The Long Goodbye is based on a Raymond Chandler novel, with Gould playing iconic P.I. Philip Marlowe in contemporary Los Angeles. The plot doesn't matter a whit because Chandler's stories are primarily about character, atmosphere, attitude, and the city of Los Angeles, which also, in a sense, fills the role of Marlowe's sidekick and sparring partner. Director Robert Altman is attuned to the special flavour of Chandler's work, especially the louche charm of crime in the sunny, palm tree-shaded environs of California's upper classes. Cinematographer Vilmos Zsigmond puts that louche quality up on the screen in spades, and it's reasonable to say that he's the real star of the film. The supporting actors, Sterling Hayden, Nina van Pallandt and Mark Rydell are all excellent, and in a blink-and-you'll-miss-it moment you can spot Arnold Schwarzenegger as an anonymous heavy.
It's Gould who torpedoes this film. He mumbles dialogue that sounds as though it was ad-libbed, and all of it is horrible. What Gould and Altman were up to isn't clear, but I'd guess they were trying to create a Marlowe who has one foot in the whiskey and water '40s and another in the weed and transcendental meditation '70s. It's a disaster.

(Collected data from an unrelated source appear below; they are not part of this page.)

 template <int N_> struct caf_ic { static constexpr int value = N_; };
 template <int MODE, int NVH, bool FOLD, int R, bool PART = false>
 __device__ __forceinline__ void fused_item2q(float2* __restrict__ s_d, const float2* __restrict__ s_tw2,
@@ -484,7 +688,7 @@
     }
     const float* xp = (const float*)(xb + (int64_t)blk * ROW);
     float* vt_blk = vt + (int64_t)blk * tiles_per_blk * nhyp * 64;
-    const __amdgpu_buffer_rsrc_t rvt = buf_of(uniform_ptr(vt_blk), (uint32_t)tiles_per_blk * (uint32_t)nhyp * 256u);
+    __amdgpu_buffer_rsrc_t rvt = buf_of(uniform_ptr(vt_blk), (uint32_t)tiles_per_blk * (uint32_t)nhyp * 256u);
     const int n1o = tid & 15, n2o = (tid >> 4) & 15, qo = tid >> 8;
     uint32_t f1_bytes = 0;
     int64_t f1_rel0 = 0;
@@ -1011,6 +1215,22 @@
     uint64_t v = reinterpret_cast<uint64_t>(p);
     asm volatile("" : "+s"(v));
     return reinterpret_cast<const CAF_AS4 PersistParams*>(v);
+}
+__device__ __forceinline__ int chain_claim(const PersistParams* pp, bool lane0) {
+    const CAF_AS4 PersistParams* P = params_of(pp);
+    int i = 0;
+    if (lane0) i = atomicAdd(&P->pq[PQ_FFT_XCD], 1);
+    i = __builtin_amdgcn_readfirstlane(i);
+    if (i >= P->n_fft) return -1;
+    if (lane0) atomicAdd(&P->pq[PQ_FFT_NEXT], 1);
+    return i;
+}
+__device__ __forceinline__ void publish_wait() {
+    asm volatile("s_waitcnt vmcnt(0)" ::: "memory");
+    __builtin_amdgcn_fence(__ATOMIC_RELEASE, "workgroup");
+}
+__device__ __forceinline__ void chain_publish(const PersistParams* pp, int blk) {
+    __hip_atomic_fetch_add(&params_of(pp)->pq[PQ_DONE + blk], 1, __ATOMIC_RELAXED, __HIP_MEMORY_SCOPE_AGENT);
 }
 typedef float v4f_u_t __attribute__((ext_vector_type(4), aligned(4)));
 typedef int v4i_u_t __attribute__((ext_vector_type(4), aligned(4)));
@@ -1387,14 +1607,15 @@
 
 typedef __attribute__((address_space(3))) float2 lds_float2;
 template <int KIND, int NV4>
-__device__ __attribute__((noinline)) void persistent_fft_item(lds_float2* s_d, const lds_float2* s_tw2,
-                                                              const lds_float2* s_tw3, const PersistParams* pp_in,
-                                                              int item_in) {
+__device__ __attribute__((noinline)) int persistent_fft_item(lds_float2* s_d, const lds_float2* s_tw2,
+                                                             const lds_float2* s_tw3, const PersistParams* pp_in,
+                                                             int item_in, lds_int* s_nxt) {
     const PersistParams* pp = uniform_ptr(pp_in);
     const int item = __builtin_amdgcn_readfirstlane(item_in);
     const CAF_AS4 PersistParams* P = params_of(pp);
     const int ngroups = P->ngroups, hyp_per_wg = P->hyp_per_wg, nhyp = P->nhyp;
-    const int blk = item / ngroups;
+    int blk = item / ngroups;
+    int nitems = 1;
     const int grp = item - blk * ngroups;
     int h0 = grp * hyp_per_wg;
     int h1 = min(h0 + hyp_per_wg, nhyp);
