#include "../../include/wvn_b200.h"
#include "attention.h"
#include "dense_kernels.h"
#include "gemm.h"
#include "host_common.h"
#include "mlp_train.h"
#include "mlp_train_fused.h"
#include "pixel_head.h"
#include "resnet_kernels.h"
#include "segment_kernels.h"
#include "flow_train.h"
#include "footprint_kernels.h"
#include "slic_kernels.h"
#include "stego_kmeans.h"
#include "train_core.h"
#include "vit_kernels.h"
// ... 54 lines not shown
};

}

struct wvn_vit {
  wvn_vit_config cfg;
  int grid = 0, P = 0, t0 = 1, n_valid = 0, npad = 0, kpe = 0, kpe_ld = 0, chunk = 0;
  std::map<std::string, Weight> w;
  std::vector<DevBuf> owned;
  DevBuf x, xn, q, k, vt, attn, hid, ape, stage;
  DevBuf tok_bf16, head_hidden;
  DevBuf qkv_f32;
  bool precise = false;
  bool forwarded = false;
  int last_batch = 0;

  int add_weight(const std::string& name, long long numel, bool bf16, int cols = 0, int ld = 0) {
    DevBuf b;
    const long long stored = cols > 0 ? numel / cols * ld : numel;
    WVN_PROPAGATE(b.alloc(static_cast<size_t>(stored) * (bf16 ? 2 : 4)));
    owned.push_back(b);
    Weight wt;
    wt.p = b.p; wt.numel = numel; wt.bf16 = bf16; wt.cols = cols; wt.ld = ld;
    w[name] = wt;
    return WVN_OK;
  }
  template <class T>
  T* wp(const std::string& name) { return reinterpret_cast<T*>(w[name].p); }
};

extern "C" {

const char* wvn_last_error(void) { return last_error(); }
int wvn_version(void) { return 104; }

int wvn_check_device(void) {
  int n = 0;
  if (cudaGetDeviceCount(&n) != cudaSuccess || n == 0) return set_error(WVN_ERR_NO_DEVICE, "no CUDA device visible");
  int dev = 0;
  cudaGetDevice(&dev);
  int major = 0;
  cudaDeviceGetAttribute(&major, cudaDevAttrComputeCapabilityMajor, dev);
  int minor = 0;
  cudaDeviceGetAttribute(&minor, cudaDevAttrComputeCapabilityMinor, dev);
  if (major != 9 || minor != 0)
    return set_error(WVN_ERR_NO_DEVICE, "device %d has compute capability %d.%d, need 9.0 (sm_90a)", dev, major, minor);
  return WVN_OK;
}

long long wvn_launch_count(void) { return launch_count(); }
void wvn_profile_enable(int category_mask) { prof_enable(category_mask); }
int wvn_profile_collect(float* host_ms, long long* host_launches) {
  WVN_REQUIRE(host_ms && host_launches, "wvn_profile_collect: null argument");
  return prof_collect(host_ms, host_launches);
}

int wvn_gemm_bf16(const void* a, long long lda, const void* w, const float* bias, void* out, long long ldo, int m, int n,
                  int k, int out_kind, int act, int block_n, void* stream) {
  GemmArgs g;
  g.M = m; g.N = n; g.K = k;
  g.epi = out_kind == 0 ? EPI_BF16 : (out_kind == 1 ? EPI_F32 : EPI_RESID_F32);
  WVN_REQUIRE(out_kind >= 0 && out_kind <= 2, "wvn_gemm_bf16: out_kind %d", out_kind);
  g.act = act; g.bias = bias; g.out = out; g.ldo = ldo;
  return gemm_bf16(g, a, lda, w, block_n, S(stream));
}

int wvn_gemm_bf16_ex(const wvn_gemm_ex_args* x, void* stream) {
  WVN_REQUIRE(x, "wvn_gemm_bf16_ex: null argument");
  GemmArgs g;
  g.M = x->m; g.N = x->n; g.K = x->k; g.epi = x->epi; g.act = x->act;
  g.bias = x->bias; g.out = x->out; g.ldo = x->ldo;
  g.pos = x->pos; g.tokens_in = x->tokens_in; g.npad = x->npad;
  g.dim = x->dim; g.heads = x->heads; g.q = x->q_out; g.k = x->k_out; g.vt = x->vt_out;
  g.feat = x->feat; g.trav_col = x->trav_col; g.x = x->x; g.ldx = x->ldx; g.trav = x->trav; g.conf = x->conf;
  g.loss_reco = x->loss_reco; g.cg_mean = x->cg_mean; g.cg_std = x->cg_std; g.cg_std_factor = x->cg_std_factor;
  g.reverse_m = x->reverse_m; g.registers = x->registers;
  g.residual = x->residual; g.ldr = x->ldr;
  return gemm_bf16(g, x->a, x->lda, x->w, x->block_n, S(stream));
}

Marlowe's incessant chatter isn't amusing or clever, and Gould's acting is, tonally speaking, in another galaxy from what his fellow actors are doing. The scenes between Gould and Hayden are torture to watch because the latter is actually acting while the former is riffing on some cross between Popeye at his most garrulous and a stoner. A much, much better actor might have been able to do something with this role, but Gould makes a bad situation much, much worse.
Gould was one those average-looking guys who became a star in the '70s, but his natural pay grade was as a supporting actor. He was best at playing shrewd, urban, fast-talking hustlers, but only in small doses. His other films from that decade are mostly forgettable or forgotten, as are his performances in them. California Split (1974) and Busting (1974) are the exceptions to this rule, but in each case Gould is sharing the acting load with a co-star. Bits and pieces of The Long Goodbye are excellent, but the stumbling, nattering self-indulgence of Gould's performance turns the film into, at most, a curiosity rather than something worth seeking out.